- Directed by: Chandra Mohan
- Screenplay by: Chandra Mohan
- Story by: Chandra Mohan
- Produced by: B. V. S. N. Prasad Bhogavalli Bapineedu
- Starring: Sharwanand Lavanya Tripathi Aksha Pardasany
- Cinematography: Karthik Gattamneni
- Edited by: Kotagiri Venkateswara Rao
- Music by: Radhan
- Production company: Sri Venkateswara Cine Chitra
- Release date: 12 May 2017;
- Running time: 126 minutes
- Country: India
- Language: Telugu
- Box office: ₹27 crore

= Radha (2017 film) =

2017 film

Radha is a 2017 Indian Telugu-language action comedy film written and directed by Chandra Mohan, making his debut. The film which tells the story of Lord Krishna in modern times, is produced by Bhogavalli Bapineedu under Sri Venkateswara Cine Chitra. The film features Sharwanand and Lavanya Tripathi in lead roles along with Aksha Pardasany in an extended cameo role. Ravi Kishan, Ashish Vidyarthi, and Kota Srinivasa Rao play supporting roles. The score and soundtrack is composed by Radhan and cinematography is by Karthik Ghattamneni. The film released on 12 May 2017.

The film was a commercial success.

==Plot==
Radha Krishna (Sharwanand) grows up admiring Lord Krishna. He does not miss any chance to know about Krishna and his stories of protecting Dharma. An incident makes him believe that he can help people in need by becoming a police officer just like Krishna did. After completing his studies, he helps the police bust a gang and gets a police job with special permission. Radha Krishna completes his training in Hyderabad and gets posted to a small village with a 0% crime rate in Warangal district. He feels unhappy in the beginning that he had not gotten any adventurous work that he had always dreamt of, but he later sees a girl named Radha (Lavanya Tripathi) and tries to win her heart.

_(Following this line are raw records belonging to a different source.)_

template <typename T>
__global__ __launch_bounds__(256) void ols_segment_kernel(const T* __restrict__ x, T* __restrict__ td, int64_t nx, int64_t ldx,
                                                          int64_t nblocks, int64_t L, int nb, int nfft, int64_t u0, int64_t nunits) {
    const int64_t u = u0 + blockIdx.x;
// ... 93 lines not shown
    {
        const __amdgpu_buffer_rsrc_t r = io::make_rsrc(xc + start, q.live ? (a.nx - start) * SZ : 0);
        const int lead = __builtin_amdgcn_readfirstlane((int)(start < 0 ? -start : 0));
        io::load_window<TT, E, T>(raw.a, r, lead, t);
    }
    if constexpr (!CPLX) {
        const bool haveB = q.live && (g0 + 1) < a.nblocks;
        const int64_t startB = start + a.L;
        const __amdgpu_buffer_rsrc_t r = io::make_rsrc(xc + startB, haveB ? (a.nx - startB) * SZ : 0);
        const int lead = __builtin_amdgcn_readfirstlane((int)(startB < 0 ? -startB : 0));
        io::load_window<TT, E, T>(raw.b, r, lead, t);
    }
}

template <typename R, int E, int T, bool CPLX>
__device__ __forceinline__ void ols_store(const cx<R> (&v)[E], const OlsFusedArgs& a, OlsPos q, int t) {
    using TT = std::conditional_t<CPLX, cx<R>, R>;
    constexpr int64_t SZ = (int64_t)sizeof(TT);
    const int64_t off0 = (CPLX ? q.p : 2 * q.p) * a.L;
    const int lead = a.nb - 1;
    TT* yc = static_cast<TT*>(a.y) + q.col * a.ldy;
    {
        const __amdgpu_buffer_rsrc_t w = io::make_rsrc(yc + off0 - lead, q.live ? (a.nout - off0 + lead) * SZ : 0);
        if constexpr (CPLX) io::store_window<TT, E, T>([&](int e) { return v[e]; }, w, lead, t);
        else io::store_window<TT, E, T>([&](int e) { return v[e].x; }, w, lead, t);
    }
    if constexpr (!CPLX) {
        const int64_t offB = off0 + a.L;
        const __amdgpu_buffer_rsrc_t w = io::make_rsrc(yc + offB - lead, (q.live && offB < a.nout) ? (a.nout - offB + lead) * SZ : 0);
        io::store_window<TT, E, T>([&](int e) { return v[e].y; }, w, lead, t);
    }
}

Meanwhile, the home minister (Ashish Vidyarthi) of the state wants to become a chief minister and tries to influence the party observer and current chief minister (Kota Srinivasa Rao). However, the party observer declares his aide MLA Sujatha (Ravi Kishan) as a candidate for the post of Chief Minister, a very honest leader. On the other end, Radha Krishna gets transferred to the old city, Hyderabad. Suddenly, bomb blasts occur in Sujatha's election campaign. In the bomb blast, Radha Krishna loses his colleagues and promises to take revenge on the responsibility for the bomb blasts. It is then revealed that those bomb blasts were planned by Sujatha himself to gain sympathy from the people as an aspirant for the Chief Minister position.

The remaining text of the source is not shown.